PROPERTIES AND STRUCTURE OF EARTH
Weathering is the changing of rocks near the earth’s surface through the actions of natural elements such as wind, rain, heat, wave action, ice and snow. The Earth’s surface is constantly changing and breaking down due to the process of weathering and the effects of erosion.
Weathering breaks rocks into smaller pieces while erosion carries these weathered materials from one place to another. Weathering occurs because of the changes in temperature and exposure to water and air (water, wind, ice and gravity are agents of erosion).
Once rock is weathered and eroded, water, wind, ice and gravity deposit weathered material from the rocks to other places. This process is known as deposition.
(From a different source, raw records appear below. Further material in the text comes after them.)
@@ -238,6 +257,7 @@
   rep(src->dev.sdv, (size_t)S0, at<double>(buf, o_sdv));
   rep(src->dev.key, (size_t)S0 * 3, at<double>(buf, o_key));
   rep(src->dev.inorder, (size_t)S0, at<double>(buf, o_ord));
+  rep(src->dev.toep, (size_t)S0, at<double>(buf, o_toep));
   rep(src->t, (size_t)S0 * K, at<double>(buf, o_t));
   rep(src->flux, (size_t)S0 * M * K, at<double>(buf, o_flux));
   if (src->has_diag) rep(src->diag, (size_t)S0 * K, at<double>(buf, o_diag));
diff --git a/starry_process_amd/csrc/sp_toeplitz.hip b/starry_process_amd/csrc/sp_toeplitz.hip
--- /dev/null
+++ b/starry_process_amd/csrc/sp_toeplitz.hip
@@ -0,0 +1,251 @@
+#include "sp_internal.h"
+#include "sp_cov.h"
+#include "sp_asm.h"
+#include "sp_reduce.h"
+
+namespace {
+
+typedef SpCoef Coef;
+
+struct ToepSrc {
+  const double *dg;
+  const double *rows;
+  int ldr;
+  __device__ __forceinline__ double diag(int i) const { return dg[i]; }
+  __device__ __forceinline__ double row(int m, int k) const { return rows[m * ldr + k]; }
+};
+
+__device__ __forceinline__ double tp_read_lane(double v, int l) {
+  const int lo = __builtin_amdgcn_readlane(__double2loint(v), l);
+  const int hi = __builtin_amdgcn_readlane(__double2hiint(v), l);
+  return __hiloint2double(hi, lo);
+}
+__device__ __forceinline__ double tp_shr1(double v) {
+  const int lo = __builtin_amdgcn_update_dpp(0, __double2loint(v), 0x138, 0xf, 0xf, false);
+  const int hi = __builtin_amdgcn_update_dpp(0, __double2hiint(v), 0x138, 0xf, 0xf, false);
+  return __hiloint2double(hi, lo);
+}
+
+constexpr int TP_BCW = 8;
+constexpr int TP_MAXW = 4;
+
+template <int NS, int MR, int TK>
+__global__ __launch_bounds__(256) void toeplitz_lnlike_kernel(
+    int K, int M, PlanDev plan, const double *__restrict__ t, const sp_star *__restrict__ stars, int covpts,
+    const double *__restrict__ tab, const double *__restrict__ meanvar, const double *__restrict__ flux, int order,
+    double zmax, double *__restrict__ lnlike, uint32_t *__restrict__ status_out) {
+  extern __shared__ __attribute__((aligned(16))) double lds[];
+  const int s = blockIdx.x;
+  if (plan.toep[s] == 0.0) return;
+  const int tid = threadIdx.x, W = blockDim.x >> 6, lane = tid & 63, wave = tid >> 6, np = covpts + 4;
+  double *sTab = lds;
+  double *sDg = sTab + 4 * np;
+  double *sY = sDg + K;
+  double *sRed = sY + MR * K;
+  double *sBc = sRed + 48;
+  double *sX = sBc + 2 * TP_BCW;
+  double *sRs = sX + 2 * TP_MAXW;
+  Coef *sCoef = reinterpret_cast<Coef *>(sRs + SP_RSCAL_HEAD + M + ((SP_RSCAL_HEAD + M) & 1));
+  uint32_t *sStat = reinterpret_cast<uint32_t *>(reinterpret_cast<double *>(sCoef) + 8);
+  const sp_star st = stars[s];
+  const int nobs = star_nobs(st, K);
+  const double *th = plan.theta + (size_t)s * K, *tt = t + (size_t)s * K;
+  double dot = 0.0;
+  {
+    const double *src = tab + (size_t)st.table * 5 * np, *wb = plan.wbar + (size_t)s * np;
+    for (int e = tid; e < np; e += blockDim.x) {
+      *reinterpret_cast<dd2 *>(sTab + 2 * e) = dd2{src[np + e], src[2 * np + e]};
+      *reinterpret_cast<dd2 *>(sTab + 2 * np + 2 * e) = dd2{src[3 * np + e], src[4 * np + e]};
+    }
+    if (wave == 0)
+      for (int e = lane; e < np; e += 64) dot += src[e] * wb[e];
+  }
+  for (int e = tid; e < (MR + 1) * K; e += blockDim.x) sDg[e] = e < K ? 1.0 : 0.0;
+  for (int off = 32; off > 0; off >>= 1) dot += __shfl_down(dot, off, 64);
+  if (tid == 0) sRed[0] = dot;
+  __syncthreads();
+  const double fmean = meanvar[2 * st.table];
+  const double m = sRed[0] / ((double)nobs * (double)nobs);
+  const Coef c = defer_coef(m, fmean, order, st.baseline_var);
+  const double inv_c1 = 1.0 / c.c1;
+  if (tid == 0) {
+    const double delta = st.data_var / c.c1;
+    sRs[0] = (double)nobs * m;
+    sRs[1] = (double)nobs * delta;
+    sRs[2] = delta;
+    *sCoef = c;
+    const double *key = plan.key + 3 * (size_t)s;
+    const bool stale = !(key[0] == st.period) || (TK != SP_TEMPORAL_NONE && !(key[1] == st.tau)) || key[2] != (double)nobs;
+    *sStat = (c.z > zmax ? SP_STAR_ZMAX : 0u) | (stale ? SP_STAR_STALE_PLAN : 0u);
+  }
+  for (int mm = tid; mm < M; mm += blockDim.x)
+    sRs[SP_RSCAL_HEAD + mm] = plan.sflux[(size_t)s * M + mm] - (double)nobs * st.baseline_mean;
+  SplineGen g{sTab, 2 * np, 6.283185307179586 / covpts, 1.0 / (6.283185307179586 / covpts), covpts};
+  const int i0 = tid * NS;
+  const double th0 = th[0], t0 = TK != SP_TEMPORAL_NONE ? tt[0] : 0.0;
+  double U[NS], V[NS], B[MR][NS];
+  double c00;
+  {
+#pragma clang fp contract(off)
+    c00 = g(th0, th0) * temporal_factor(TK, t0, t0, st.tau) + st.data_var * inv_c1;
+  }
+  const double sq = sqrt(c00);
+#pragma unroll
+  for (int q0 = 0; q0 < NS; q0 += 4) {
+    double a[4], b[4], o[4];
+#pragma unroll
+    for (int e = 0; e < 4; ++e) {
+      const int i = i0 + q0 + e;
+      a[e] = i < nobs ? th[i] : th0;
+      b[e] = th0;
+    }
+    g.many<4>(a, b, o);
+#pragma unroll
+    for (int e = 0; e < 4; ++e) {
+      const int i = i0 + q0 + e;
+      double cv = 0.0;
+      if (i < nobs) {
+#pragma clang fp contract(off)
+        cv = o[e] * temporal_factor(TK, tt[i], t0, st.tau);
+        if (i == 0) cv = c00;
+      }
+      U[q0 + e] = cv / sq;
+      V[q0 + e] = i == 0 ? 0.0 : cv / sq;
+    }
+  }
+#pragma unroll
+  for (int mr = 0; mr < MR; ++mr)
+#pragma unroll
+    for (int q = 0; q < NS; ++q) {
+      const int i = i0 + q;
+      double v = 0.0;
+      if (i < nobs) v = mr < M ? flux[((size_t)s * M + mr) * K + i] - st.baseline_mean : 1.0;
+      B[mr][q] = v;
+    }
+  int notpd = !(c00 > 0.0);
+  for (int jb = 0; jb < nobs && !notpd; jb += NS) {
+    const int ob = jb / NS;
+#pragma unroll
+    for (int q = 0; q < NS; ++q) {
+      const int j = jb + q;
+      const int o1 = q + 1 < NS ? ob : ob + 1;
+      const bool live = j < nobs && !notpd, more = j + 1 < nobs;
+      double Ljj = 1.0, bj[MR], vj1 = 0.0, xin = 0.0;
+#pragma unroll
+      for (int mr = 0; mr < MR; ++mr) bj[mr] = 0.0;
+      if (W == 1) {
+        if (live) {
+          Ljj = tp_read_lane(U[0], ob);
+#pragma unroll
+          for (int mr = 0; mr < MR; ++mr) bj[mr] = tp_read_lane(B[mr][q], ob);
+          vj1 = tp_read_lane(V[(q + 1) % NS], more ? o1 : ob);
+        }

Earthquakes cause rapid changes on earth. An earthquake is a vibration or shaking of Earth’s crust. Most earthquakes occur along faults. A fault is a break in the crust along which rock moves. Rock on either side of a fault can move up and down, side to side, or both. Earthquakes are measured on a Richter Scale which uses numbers from 1-9.
A volcano is a mountain that forms when red hot melted rock flows through a crack onto the earth’s surface.
Melted rock inside Earth is called magma.
Melted rock that reaches Earth’s surface is called lava.
The lava and gases that erupt from volcanoes are very hot and often destroy everything in their path. Volcanic eruptions also form new crust on continents.